Shared danger and common curiosity bound the two men. Together, they explored the range of their equipment and its tactical ability. Conventional military strategy of the day imagined limited use for tanks, as clunky vehicles attached to infantry units and primarily used to clear out machine-gun nests. But Patton and Eisenhower conceived of faster, more nimble tanks, massed for impact rather than merely intended as infantry support. They were both impressed by the work of an inventor named J. Walter Christie, who had put together a design for a much speedier machine. As they experimented, Eisenhower and Patton both wrote articles on the subject and published their works in Infantry Journal. In his, Eisenhower argued that the old style of tank would be replaced by a “speedy, reliable and efficient engine of destruction.” Patton concluded that tanks should be given independence from infantry. Likening tanks to the air service, he said, “They are destined for a separate existence.”
Those were provocative ideas, and they attracted unfavorable notice within the Army. Patton and Eisenhower were ordered to cease their advocacy of tanks or risk court-martial. Chastened and irritated, they backed down, but the sullen response from the Pentagon only drove the two closer together in their friendship, which now featured a mutual belligerence.
Patton did more than just ignite Eisenhower’s military imagination. He supplied Ike with a model of loyalty, one that highlighted duty to service and country but not abject subservience. Patton could be absurd—grandiose in ways that Ike would never emulate—but he was forcefully his own man, utterly of the Army but not beholden to it. What’s more, George and Bea Patton were the center of a sparse social community, and Patton absorbed the Eisenhowers into it. Patton hosted Sunday
suppers, and Ike, grafting Patton’s tradition onto an older one of Mamie’s family, began a Sunday brunch buffet.

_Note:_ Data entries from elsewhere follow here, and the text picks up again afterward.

__global__ void __launch_bounds__(kThreads)
ncfp_bwd_kernel(const Tower T, int64_t m, const Bwd B) {
  extern __shared__ __attribute__((aligned(16))) float lds[];
  __shared__ __attribute__((aligned(16))) float s_hw[kHeadW + 4];
  float* s_wt = lds;
  const int lane = threadIdx.x & 63, q = lane >> 4, lo = lane & 15;
  const int wave = __builtin_amdgcn_readfirstlane(threadIdx.x >> 6);
  float* tA = lds + kWFloats + wave * kStripP;
  float* tB = tA + 2 * kTile;
  float* stage = lds + kWFloats + kWaves * kStripP + wave * kBwdStage;
  const uint32_t stage_addr = ctr_lds_addr(stage);
  const int64_t nrows = B.ids.nu + B.ids.ni;
  int* s_off = reinterpret_cast<int*>(lds + kWFloats + kWaves * (kStripP + kBwdStage));
  const int64_t groups = (m + 15) / 16;
  const int64_t wave0 = ((int64_t)blockIdx.x * kThreads + threadIdx.x) >> 6, nwaves = ((int64_t)gridDim.x * kThreads) >> 6;
  const f32x4 zero4 = {0.f, 0.f, 0.f, 0.f};
  const float* pu = B.ptab;
  const float* pi = B.ptab + B.ids.nu * kN0;
  const uint32_t nu = (uint32_t)B.ids.nu, ni = (uint32_t)B.ids.ni;
  int stamp = 0;
  (void)stamp;
  STAMP(1, stamp++);

  {
    const int64_t t0 = ((int64_t)blockIdx.x * kThreads + threadIdx.x) * 4, step = (int64_t)gridDim.x * kThreads * 4;
    for (int64_t i = t0; i < B.zero_a_floats; i += step) stg4(B.zero_a + i, zero4);
    if (B.zero_b)
      for (int64_t i = t0; i < B.zero_b_floats; i += step) stg4(B.zero_b + i, zero4);
  }
  int64_t idu = 0, idi = 0;
  auto issue_ids = [&](int64_t g) {
    int64_t row = g * 16 + lo;
    row = row < m ? row : m - 1;
    idu = B.ids.uidx[row * B.ids.ustride];
    idi = B.ids.iidx[row * B.ids.istride];
  };
  struct Scal {
    float gp, pb;
    int ru, ri;
    int bu, bi;
    uint32_t u, i;
    bool ubad, ibad;
  };
  auto issue_rows = [&](int64_t g, Scal& r) {
    int64_t rc = g * 16 + lo;
    rc = rc < m ? rc : m - 1;
    r.ubad = (uint64_t)idu >= nu;
    r.ibad = (uint64_t)idi >= ni;
    r.u = r.ubad ? 0u : (uint32_t)idu;
    r.i = r.ibad ? 0u : (uint32_t)idi;
#pragma unroll
    for (int k = 0; k < 4; ++k) {
      const int row = 4 * k + q;
      const int src = (lane & 48) | row;
      const uint32_t ur = (uint32_t)__shfl((int)r.u, src, 64), ir = (uint32_t)__shfl((int)r.i, src, 64);
      const uint32_t col = 4u * (uint32_t)(lo ^ row);
      ctr_dma16(pu + ur * 64u + col, stage_addr + (uint32_t)((kSgPU + 4 * k * 64) * 4));
      ctr_dma16(pi + ir * 64u + col, stage_addr + (uint32_t)((kSgPI + 4 * k * 64) * 4));
    }
    {
      const int64_t g16 = g * 16;
#pragma unroll
      for (int k = 0; k < 2; ++k) {
        const int row = 8 * k + (lane >> 3);
        int64_t gr = g16 + row;
        gr = gr < m ? gr : m - 1;
        ctr_dma16(T.y[0] + gr * T.ldy[0] + 4 * ((lane & 7) ^ sw1(row)), stage_addr + (uint32_t)((kSgY1 + 8 * k * 32) * 4));
      }
      {
        const int row = lane >> 2;
        int64_t gr = g16 + row;
        gr = gr < m ? gr : m - 1;
        ctr_dma16(T.y[1] + gr * T.ldy[1] + 4 * ((lane & 3) ^ sw2(row)), stage_addr + (uint32_t)(kSgY2 * 4));
      }
      {
        const int row = (lane >> 1) & 15;
        int64_t gr = g16 + row;
        gr = gr < m ? gr : m - 1;
        ctr_dma16(T.y[2] + gr * T.ldy[2] + 4 * ((lane & 1) ^ sw3(row)), stage_addr + (uint32_t)(kSgY3 * 4));
      }
    }
    r.gp = B.gprob[rc * B.ldgp];
    r.pb = B.prob[rc * B.ldp];
    r.ru = B.ranks[2 * rc];
    r.ri = B.ranks[2 * rc + 1];
    const int32_t* bc = B.base + (rc >> B.shift) * nrows;
    r.bu = bc[r.u];
    r.bi = bc[nu + r.i];
  };
  Scal sc;
  f32x4 dw0[2][4], dw1[2], dw2;
  f32x4 sb0[2], sb1, sb2, hy = zero4;
  float hc = 0.0f;
#pragma unroll
  for (int b = 0; b < 2; ++b) {
    sb0[b] = zero4;
    dw1[b] = zero4;
#pragma unroll
    for (int j = 0; j < 4; ++j) dw0[b][j] = zero4;
  }
  sb1 = sb2 = dw2 = zero4;
  issue_ids(wave0);
  {
    f32x4 wv[kStagePer];
    int wdst[kStagePer];
    stage_transposed_load(T, wv, wdst);
    const float hw = threadIdx.x <= kHeadW ? B.wfold[threadIdx.x] : 0.0f;
    constexpr int kCnt = 12;
    for (int64_t base = 0; base <= nrows; base += kCnt * kThreads) {
      int v[kCnt];
#pragma unroll
      for (int e = 0; e < kCnt; ++e) {
        const int64_t i = base + e * kThreads + threadIdx.x;
        v[e] = B.offsets[i <= nrows ? i : nrows];
      }
#pragma unroll
      for (int e = 0; e < kCnt; ++e) {
        const int64_t i = base + e * kThreads + threadIdx.x;
        if (i <= nrows) s_off[i] = v[e];
      }
    }
    issue_rows(wave0, sc);
// ... 193 lines not shown
    for (int u = 0; u < 7; ++u) tail[u] = src[(int64_t)(p + 8 * u < A.parts ? p + 8 * u : A.parts - 1) * kSlab];
#pragma unroll
    for (int u = 0; u < 7; ++u) acc[0] += (p + 8 * u < A.parts ? 1.0f : 0.0f) * tail[u];
  }
  float t = ((acc[0] + acc[1]) + (acc[2] + acc[3])) + ((acc[4] + acc[5]) + (acc[6] + acc[7]));
  t += __shfl_xor(t, 32, 64);
  if ((threadIdx.x & 63) < 32) s_part[wave][o] = t;
  __syncthreads();
  if (threadIdx.x < 32 && e < kSlabHead) {
    const float total = (s_part[0][o] + s_part[1][o]) + (s_part[2][o] + s_part[3][o]);
    int l = 0, r = e;
#pragma unroll
    for (int i = 0; i < kL; ++i)
      if (e >= slab_w(i)) { l = i; r = e - slab_w(i); }
    const int wn = l == 0 ? kN[0] * kK[0] : l == 1 ? kN[1] * kK[1] : kN[2] * kK[2];
    float* dst = r < wn ? A.gw[l] + r : A.gb[l] + (r - wn);
    dst[0] += total;
  }
}

__device__ __forceinline__ void head_fold_role(const Seg& A) {
  __shared__ float s_p[28][12];
  __shared__ float s_g[12];
  const int col = threadIdx.x % 9, pl = threadIdx.x / 9;
  float acc = 0.0f;
  if (pl < 28) {
    const float* src = A.slabs + kVecs * 256 + 56 + col;
    float v[10];
#pragma unroll
    for (int u = 0; u < 10; ++u) v[u] = 0.0f;
    for (int p0 = pl; p0 < A.parts; p0 += 28 * 10) {
      float x[10];
#pragma unroll
      for (int u = 0; u < 10; ++u) x[u] = src[(int64_t)(p0 + 28 * u < A.parts ? p0 + 28 * u : A.parts - 1) * kSlab];
#pragma unroll
      for (int u = 0; u < 10; ++u) v[u] += (p0 + 28 * u < A.parts ? 1.0f : 0.0f) * x[u];
    }
#pragma unroll
    for (int u = 0; u < 10; ++u) acc += v[u];
    s_p[pl][col] = acc;
  }
  __syncthreads();
  if (threadIdx.x < 9) {
    float t = 0.0f;
    for (int i = 0; i < 28; ++i) t += s_p[i][threadIdx.x];
    s_g[threadIdx.x] = t;
  }
  __syncthreads();
  const float* u = A.fold_u + kP;
  const float gc = s_g[kNL];
  for (int t = threadIdx.x; t < 64 * kNL; t += kThreads) {
    const int i = t / kNL, q = t % kNL;
    if (A.g_w) A.g_w[(int64_t)i * A.ld_g_w + q] += u[i] * s_g[q];
  }
  if (threadIdx.x < 64) {
    const int i = threadIdx.x;
    if (A.g_u) {
      float sacc = A.fold_b ? A.fold_b[i] * gc : 0.0f;
#pragma unroll
      for (int q = 0; q < kNL; ++q) sacc = fmaf(A.fold_w[(int64_t)i * A.fold_ldw + q], s_g[q], sacc);
      A.g_u[kP + i] += sacc;
    }
    if (A.g_b) A.g_b[i] += u[i] * gc;
  }
  if (threadIdx.x == 64 && A.g_b2) A.g_b2[0] += gc;
}

constexpr int kSegSlots = 16;
constexpr int kSegGroups = kThreads / 16;
constexpr int kSegWgSlots = kSegGroups * kSegSlots;
constexpr int kSegOpenL = 1, kSegOpenR = 2;

__global__ void __launch_bounds__(kThreads, 3)
ncfp_segsum_kernel(const Seg A) {
  if ((int)blockIdx.x >= A.seg_blocks) {
    if ((int)blockIdx.x < A.seg_blocks + A.red_blocks) slab_reduce_role(A, (int)blockIdx.x - A.seg_blocks);
    else head_fold_role(A);
    return;
  }
  __shared__ __attribute__((aligned(16))) float s_run[2 * kSegGroups][128];
  __shared__ int s_meta[2 * kSegGroups];
  const int lane = threadIdx.x & 63, lo = lane & 15, grp = threadIdx.x >> 4;
  const int64_t s0 = ((int64_t)blockIdx.x * kSegGroups + grp) * kSegSlots, sme = s0 + lo;
  const int64_t spare = 2 * A.m;
  const int64_t total = A.offsets[A.nu + A.ni];
  const f32x4 rec = ldg4(A.aux + (sme < spare ? sme : spare) * 4);
  const int64_t sb = s0 > 0 ? s0 - 1 : 0, sa = s0 + kSegSlots;
  const int row_before = __float_as_int(A.aux[(sb < spare ? sb : spare) * 4 + 2]);
  const int row_after = __float_as_int(A.aux[(sa < spare ? sa : spare) * 4 + 2]);
  const bool used = sme < total;
  const float gzv = used ? rec[0] : 0.0f;
  const int v = used && (uint32_t)__float_as_int(rec[2]) < (uint32_t)(A.nu + A.ni) ? __float_as_int(rec[2]) : -1;
  const bool urow = v < A.nu;
  const uint32_t pid = used ? min((uint32_t)__float_as_int(rec[1]), (uint32_t)((urow ? A.ni : A.nu) - 1)) : 0u;
  const int pk = (int)(2u * pid + (urow ? 1u : 0u));
  const uint32_t b = used ? min((uint32_t)__float_as_int(rec[3]), (uint32_t)A.m) : (uint32_t)A.m;
  const int v_before = (s0 > 0 && s0 - 1 < total) ? row_before : -1;
  const int v_after = sa < total ? row_after : -1;
  f32x4 g[kSegSlots], p[kSegSlots];
#pragma unroll
  for (int k = 0; k < kSegSlots; ++k) {
    const int src = (lane & 48) | k;
    const uint32_t bk = (uint32_t)__shfl((int)b, src, 64);
    const int pkk = __shfl(pk, src, 64);
    g[k] = ldg4(A.gz + (int64_t)bk * kN0 + 4 * lo);
    p[k] = ldg4(((pkk & 1) ? A.gmf_i : A.gmf_u) + (int64_t)(pkk >> 1) * kP + 4 * lo);
  }
  const f32x4 zero4 = {0.f, 0.f, 0.f, 0.f};
  f32x4 accs = zero4, acct = zero4;
  int cur = -1;
  bool inside = false;
  int meta0 = -1, meta1 = -1;
  auto store_run = [&](int r) {
    float* dst = A.st + (int64_t)r * 128;
    stg4(dst + 4 * lo, accs);
    stg4(dst + 64 + 4 * lo, acct);
  };
  auto park = [&](int e) {
    *reinterpret_cast<f32x4*>(&s_run[2 * grp + e][4 * lo]) = accs;
    *reinterpret_cast<f32x4*>(&s_run[2 * grp + e][64 + 4 * lo]) = acct;
  };
#pragma unroll
  for (int k = 0; k < kSegSlots; ++k) {
    const int src = (lane & 48) | k;
    const int vk = __shfl(v, src, 64);
    const float gk = __shfl(gzv, src, 64);
    if (vk != cur) {
      if (cur >= 0) {
        if (inside) store_run(cur);
        else {
          park(0);
          meta0 = (cur << 2) | kSegOpenL;
        }
      }
      inside = k > 0 || vk != v_before;
      cur = vk;
      accs = acct = zero4;
    }
    accs += g[k];
    acct += gk * p[k];
  }
  if (cur >= 0) {
    const bool open_r = cur == v_after;
    if (inside && !open_r) store_run(cur);
    else {
      park(1);
      meta1 = (cur << 2) | (inside ? 0 : kSegOpenL) | (open_r ? kSegOpenR : 0);
    }
  }
  if (lo == 0) {
    s_meta[2 * grp] = meta0;
    s_meta[2 * grp + 1] = meta1;
  }
  __syncthreads();
  if (threadIdx.x >= 128) return;
  const int c = threadIdx.x;
  float sum = 0.0f;
  int row = -1;
  bool shared = false;
  auto emit = [&](bool atomic) {
    float* dst = A.st + (int64_t)row * 128 + c;
    if (atomic) ctr_atomic_add_global(dst, sum);
    else dst[0] = sum;
    row = -1;
  };
  int meta[2 * kSegGroups];
  float val[2 * kSegGroups];
#pragma unroll
  for (int e = 0; e < 2 * kSegGroups; ++e) {
    meta[e] = s_meta[e];
    val[e] = s_run[e][c];
  }
  asm volatile("" ::: "memory");
#pragma unroll
  for (int e = 0; e < 2 * kSegGroups; ++e) {
    const int mt = __builtin_amdgcn_readfirstlane(meta[e]);
    const float x = val[e];
    if (mt >= 0) {
      const int r = mt >> 2;
      if (row >= 0 && r != row) emit(true);
      if (row < 0) {
        row = r;
        sum = 0.0f;
        shared = (mt & kSegOpenL) != 0;
      }
      sum += x;
      if (!(mt & kSegOpenR)) emit(shared);
    }
  }
  if (row >= 0) emit(true);
}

It became known as “Club Eisenhower.”
Those brunches and suppers were a mainstay of officer life on the base, with the Eisenhowers and Pattons regularly hosting each other as well as guests from Washington and elsewhere. Brigadier General Fox Conner was vacationing at the Adirondack camp that belonged to his wife’s family in the fall of 1919, when he accepted Patton’s invitation to dinner. Conner was a gentle Mississippi man with a soft accent and a stocky, imposing mien, a philosopher of sorts comfortable with Shakespeare and Tacitus, full of literary and experienced wisdom. He had served as chief of operations during the recently concluded war and was already acquiring a reputation as a mentor to promising young officers. Moreover, his background was in artillery, so the tank was especially intriguing to him for its firepower and mobility. Thus, unlike his more defensive counterparts, Conner was intrigued rather than threatened by the ideas Patton and Eisenhower were promulgating. He spent the afternoon closely questioning the two men. Ike, aware that Conner was not only one of the Army’s most senior officers but also one of its most highly regarded intellectuals, answered carefully and sometimes at length. They talked until nightfall. Conner said little, but Ike had made an impression.
George and Bea Patton left Camp Meade in September 1920. Even after he’d gone, Patton remained a presence in Ike’s life, infusing his friend with his episodically brilliant insights and aphorisms on war and courage. “What is it,” Patton asked in a letter in 1926, “that makes the Poor S.O.B. who constitutes the casualtie lists fight[?]” Patton’s answer: leadership.